“Chronic illness is exactly that. An illness. No amount of self management will ever = a cure. Relapsing doesn’t mean we failed at self management. Relapsing just means that we are sick.”
My most recent post (Oh, to be “normal”) has been playing on my mind over the last couple of days so I’d like to elaborate and perhaps clear up some of the negativity around self management and more importantly, self blame.
This whole blog originated from some crazy idea of mine that maybe writing down how I feel would help me come to terms with my own situation in a neutral sense. Allow me to look at my own life from afar and thus find positives where I didn’t know they could exist.
Sometimes it can be really hard to maintain a positive attitude, you know there are good things right there in the centre of your vision but your focus is out and you can’t bring yourself to separate the foreground from the background. For me, writing things down is like putting on a new pair of glasses when you’ve been delaying that trip to the optometrist for months. And as for now, writing is my favourite form of self management of my illness.
Self management comes in all different shapes and sizes and we can’t always get it right. Sometimes, we can be doing everything perfectly. We could be maintaining a healthy diet, drinking plenty of water, resting often, basically just owning the whole “listen to your body” thing, and yet still we find ourselves relapsing.

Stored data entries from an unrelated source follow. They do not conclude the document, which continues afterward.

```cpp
constexpr int kObsLast = 0, kObsInPlace = 1, kObsLog = 2;
template <typename T, bool RK4, bool DRAG, int CTRL, int COMP, int OBS> constexpr int rollout_min_waves() {
  return !(sizeof(T) == 4 && !RK4 && !DRAG && CTRL == 0 && COMP == 0) ? 1 : (OBS == kObsInPlace || OBS == kObsLog) ? 6 : OBS == kObsLast ? 5 : 1;
}
template <typename T> struct alignas(2 * sizeof(T)) PhaseSC {
  T s, c;
};
constexpr int kPhaseLanes = kWave;
template <typename T, typename S, bool RK4, bool DRAG, int CTRL, int COMP, int OBS, bool Y0, bool TAB = false>
__device__ __forceinline__ void rollout_geometric_body(
    unsigned char* lds, const Consts<T>& c_arg, const void* __restrict__ Kp, const int n, const size_t ld, double t, const double ctrl_dt,
    const int n_steps, S* __restrict__ state, const T* __restrict__ lem, T* __restrict__ last_rpm, S* __restrict__ obs_log,
    const size_t log_stride, S* __restrict__ obs_last, T* __restrict__ ll, const S* __restrict__ obs_prev, S* __restrict__ state_lo,
    const T* __restrict__ phase_tab = nullptr) {
  static_assert(!Y0 || CTRL == 0, "the yaw-free form is GeometricControl's");
  static_assert(!TAB || Y0, "the phase table serves the yaw-free form");
  const bool comp = COMP < 0 ? state_lo != nullptr : COMP != 0;
  const int omode = OBS < 0 ? (obs_log == nullptr ? kObsLast : log_stride == 0 ? kObsInPlace : kObsLog) : OBS;
  constexpr bool kLean = !RK4 && COMP != 1;
  const int i = blockIdx.x * kBlock + threadIdx.x;
  const bool valid = i < n;
  if (n <= 0) return;
  const size_t il = (size_t)min(i, n - 1);
  GeoIn<T> in;
  resid_zero(in.r);
  if (comp) load_resid<S, T>(state_lo, ld, il, in.r);
  T prev[4] = {T(0), T(0), T(0), T(0)};
  T thr[4] = {T(0), T(0), T(0), T(0)};
  LowLevelState<T> L;
  L.last_omega = L.integral = {T(0), T(0), T(0)};
  load_geo_in<T, S>(state, lem, ld, il, in);
// ... 3 lines not shown
    L = load_lowlevel(ll, ld, il);
    if (CTRL == 3) load4<S, T>(obs_prev + il * kObsDim + 16, thr);
  }
  constexpr bool kCarry = CTRL == 0 && OBS != kObsLast;
  Frame<T> F;
  if (kCarry) F = make_frame(in.s.q, in.s.w);
  ObsRowOffs row_offs = obs_row_offs<S, true>(i, threadIdx.x);
  ObsRowOffs* const ro = OBS != kObsLast ? &row_offs : nullptr;
  const unsigned tab_off = ((unsigned)il & (unsigned)(kPhaseLanes - 1)) * (unsigned)sizeof(PhaseSC<T>);
  const unsigned char* tab_row = reinterpret_cast<const unsigned char*>(phase_tab);
  auto tab_load = [&]() {
    unsigned off = tab_off;
    MDS_KEEP_V(off);
    return *reinterpret_cast<const PhaseSC<T>*>(tab_row + off);
  };
  PhaseSC<T> sc = {T(0), T(1)};
  if (TAB) {
    sc = tab_load();
    MDS_KEEP_V(sc.s);
    MDS_KEEP_V(sc.c);
    for (T* v : {&in.P.a, &in.P.omega, &in.P.cx, &in.P.cy, &in.P.cz, &in.s.p.x, &in.s.p.y, &in.s.p.z, &in.s.q[0], &in.s.q[1], &in.s.q[2], &in.s.q[3],
                 &in.s.v.x, &in.s.v.y, &in.s.v.z, &in.s.w.x, &in.s.w.y, &in.s.w.z})
      MDS_KEEP_V(*v);
  }
  for (int k = 0; k < n_steps; ++k) {
    T o[kObsDim];
    const bool last = k == n_steps - 1;
    const bool want = omode != kObsLast || (obs_last != nullptr && last);
#if defined(__HIP_DEVICE_COMPILE__)
    const Consts<T> MDS_CONST_AS* cp = (const Consts<T> MDS_CONST_AS*)__builtin_amdgcn_kernarg_segment_ptr();
    MDS_KEEP_S(cp);
    const Consts<T> c = kLean ? load_const(cp) : c_arg;
#else
    const Consts<T>& c = c_arg;
#endif
    T act[4], clipped[4];
    {
      if (kLean) {
        MDS_KEEP_V(in.P.a);
        if (!Y0) MDS_KEEP_V(in.P.yaw_rate);
      }
      const Desired<T> des = TAB ? lemniscate_from_sc<T, Y0>(in.P, sc.s, sc.c, t) : lemniscate_local<T, Y0>(in.P, t);
      if (TAB) {
        tab_row += last ? 0 : kPhaseLanes * sizeof(PhaseSC<T>);
        sc = tab_load();
      }
      T u[4];
      if (CTRL == 0) {
        if (!kCarry) {
          F = make_frame(in.s.q, in.s.w);
        } else if (kLean) {
          MDS_KEEP_V(F.r22m1);
          F.R.m[8] = T(1) + F.r22m1;
        }
        geometric_control<T, Y0>(c, in.s.p - des.p, F.R, in.s.v, F.av, des, u, nullptr);
      } else if (CTRL == 1) {
        lqr12_control<T>(c, *static_cast<const Lqr12Gain<T>*>(Kp), euler_from_quat(in.s.q), quat_rotate(in.s.q, in.s.w), in.s.v, in.s.p - des.p,
                         des.v, des.yaw, des.yaw_rate, u);
      } else if (CTRL == 2) {
        lqr_omega_control<T>(c, *static_cast<const LqrGain<T>*>(Kp), euler_from_quat(in.s.q), in.s.v, in.s.p, des.p, des.v, des.yaw, u);
      } else {
        lqr_yank_omega_control<T>(c, *static_cast<const LqrYoGain<T>*>(Kp), euler_from_quat(in.s.q), thr, in.s.v, in.s.p, des.p, des.v,
                                  des.yaw, u);
      }
      if (CTRL <= 1) input_to_action(c, u, act);
      else if (CTRL == 2) thrust_omega_control(c, (T)ctrl_dt, u, in.s.w, L, act);
      else yank_omega_control(c, (T)ctrl_dt, u, thr, in.s.w, L, act);
    }
    if (comp) aviary_step_comp<T, RK4, DRAG>(c, in.s, in.r, act, prev, clipped);
    else if (CTRL == 0) aviary_step<T, RK4, DRAG>(c, in.s, F, act, prev, clipped);
    else aviary_step<T, RK4, DRAG>(c, in.s, act, prev, clipped);
    if (CTRL == 3)
      for (int j = 0; j < 4; ++j) thr[j] = clipped[j];
    if (kCarry) {
      F = make_frame(in.s.q, in.s.w);
      if (want) pack_obs(in.s, F, V3<T>{in.P.cx, in.P.cy, in.P.cz}, clipped, o);
    } else if (want) {
      pack_obs(in.s, V3<T>{in.P.cx, in.P.cy, in.P.cz}, clipped, o);
    }
    if (TAB) {
      MDS_KEEP_V(sc.s);
      MDS_KEEP_V(sc.c);
    }
    if (valid && last && (DRAG || last_rpm)) {
      unsigned iu = (unsigned)i;
      MDS_KEEP_V(iu);
      for (int j = 0; j < 4; ++j) *lane_ptr(last_rpm + j * ld, iu) = DRAG ? prev[j] : clipped[j];
    }
    if (omode == kObsInPlace) write_obs_rows<S, T, true, kLean>(lds, obs_log, n, i, valid, o, ro);
    else if (omode == kObsLog) write_obs_rows<S, T, false, kLean>(lds, obs_log + (size_t)k * log_stride, n, i, valid, o, ro);
    if (omode != kObsInPlace && obs_last != nullptr && last) write_obs_rows<S, T, false, kLean>(lds, obs_last, n, i, valid, o, ro);
    if (!TAB) t = uniform_f64(t + ctrl_dt);
  }
  if (valid) {
    store_state<S, T>(state, ld, i, in.s);
// ... 16 lines not shown
__global__ __launch_bounds__(kBlock, (rollout_min_waves<T, RK4, DRAG, 0, COMP, OBS>())) void k_rollout_geometric_y0(
    const Consts<T> c_arg, const void* __restrict__ Kp, const int n, const size_t ld, double t, const double ctrl_dt, const int n_steps,
    S* __restrict__ state, const T* __restrict__ lem, T* __restrict__ last_rpm, S* __restrict__ obs_log, const size_t log_stride,
    S* __restrict__ obs_last, T* __restrict__ ll = nullptr, const S* __restrict__ obs_prev = nullptr, S* __restrict__ state_lo = nullptr) {
  __shared__ __align__(16) unsigned char lds[kBlock * kObsDim * sizeof(S)];
  rollout_geometric_body<T, S, RK4, DRAG, 0, COMP, OBS, true>(lds, c_arg, Kp, n, ld, t, ctrl_dt, n_steps, state, lem, last_rpm, obs_log,
                                                              log_stride, obs_last, ll, obs_prev, state_lo);
}

template <typename T, typename S, bool RK4, bool DRAG, int COMP = -1, int OBS = -1>
__global__ __launch_bounds__(kBlock, (rollout_min_waves<T, RK4, DRAG, 0, COMP, OBS>())) void k_rollout_geometric_y0p(
    const Consts<T> c_arg, const void* __restrict__ Kp, const int n, const size_t ld, double t, const double ctrl_dt, const int n_steps,
    S* __restrict__ state, const T* __restrict__ lem, T* __restrict__ last_rpm, S* __restrict__ obs_log, const size_t log_stride,
    S* __restrict__ obs_last, T* __restrict__ ll, const S* __restrict__ obs_prev, S* __restrict__ state_lo, const T* __restrict__ phase_tab) {
  __shared__ __align__(16) unsigned char lds[kBlock * kObsDim * sizeof(S)];
  rollout_geometric_body<T, S, RK4, DRAG, 0, COMP, OBS, true, true>(lds, c_arg, Kp, n, ld, t, ctrl_dt, n_steps, state, lem, last_rpm, obs_log,
                                                                    log_stride, obs_last, ll, obs_prev, state_lo, phase_tab);
}

template <typename T>
__global__ __launch_bounds__(256) void k_lemniscate_phase_table(const int n, const size_t ld, const double t0, const double ctrl_dt,
                                                                const int n_rows, const T* __restrict__ lem, T* __restrict__ phase_tab) {
  const int e = blockIdx.x * 256 + threadIdx.x, k = e / kPhaseLanes, l = e % kPhaseLanes;
  if (n <= 0 || k >= n_rows) return;
  const size_t i = (size_t)min(l, n - 1);
  const T omega = lem[4 * i + 1], phase_shift = lem[4 * i + 3];
  double t = t0;
#pragma unroll 8
  for (int j = 0; j < k; ++j) t = t + ctrl_dt;
  PhaseSC<T> sc;
  m_sincos(reduced_phase<T>(t, omega, phase_shift), &sc.s, &sc.c);
  reinterpret_cast<PhaseSC<T>*>(phase_tab)[e] = sc;
}

template <typename T, typename S, bool RK4, bool DRAG, int CTRL, int COMP = -1, int OBS = -1>
__global__ __launch_bounds__(kBlock) void k_rollout_traj(const Consts<T> c, const void* __restrict__ Kp, const int n, const size_t ld, double t,
                                                         const double ctrl_dt, const int n_steps, S* __restrict__ state,
                                                         const T* __restrict__ origin, const SegTable segs,
                                                         const int* __restrict__ tinfo, T* __restrict__ last_rpm,
                                                         S* __restrict__ obs_log, const size_t log_stride, S* __restrict__ obs_last,
                                                         S* __restrict__ state_lo = nullptr) {
  __shared__ __align__(16) unsigned char lds[kBlock * kObsDim * sizeof(S)];
  const bool comp = COMP < 0 ? state_lo != nullptr : COMP != 0;
  const int omode = OBS < 0 ? (obs_log == nullptr ? kObsLast : log_stride == 0 ? kObsInPlace : kObsLog) : OBS;
  const int i = blockIdx.x * kBlock + threadIdx.x;
  const bool valid = i < n;
  State<T> s;
// ... 585 lines not shown
```

multidronesim_amd/csrc/mds_math.hpp:

```cpp
#pragma once
#include <math.h>
#include <stdint.h>

#if defined(__HIPCC__)
#define MDS_HD __host__ __device__ __forceinline__
#else
#define MDS_HD inline
#endif

namespace mds {
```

I want to remind you that chronic illness is exactly that. An illness. No amount of self management will ever = a cure. Don’t take that the wrong way, I certainly don’t mean it’s a waste of time. More often than not self management is the strongest and most reliable way forward. But that doesn’t mean it’s foolproof. Relapsing doesn’t mean we failed at self management. Relapsing just means that we are sick.
In my last post I commented on the self blame and guilt that I feel when I let myself do something that I know might cause me to relapse. Even if it turns out okay and I face only minor consequences I still can’t help but wish I was more disciplined. It’s human nature to want to blame someone or something but it’s much more healthy to simply let go.
Somewhere in my aimless Facebook scrolling today I saw a post that said something along the lines of,
“I spend my days stuck between not wanting to let my illness worsen my life and not wanting to let my life worsen my illness”
and I think that pretty much sums it up. Sometimes we must listen to our bodies and sometimes we must listen to our minds and regardless of which we choose, we must know and believe for ourselves that at that moment in that day we made the right decision.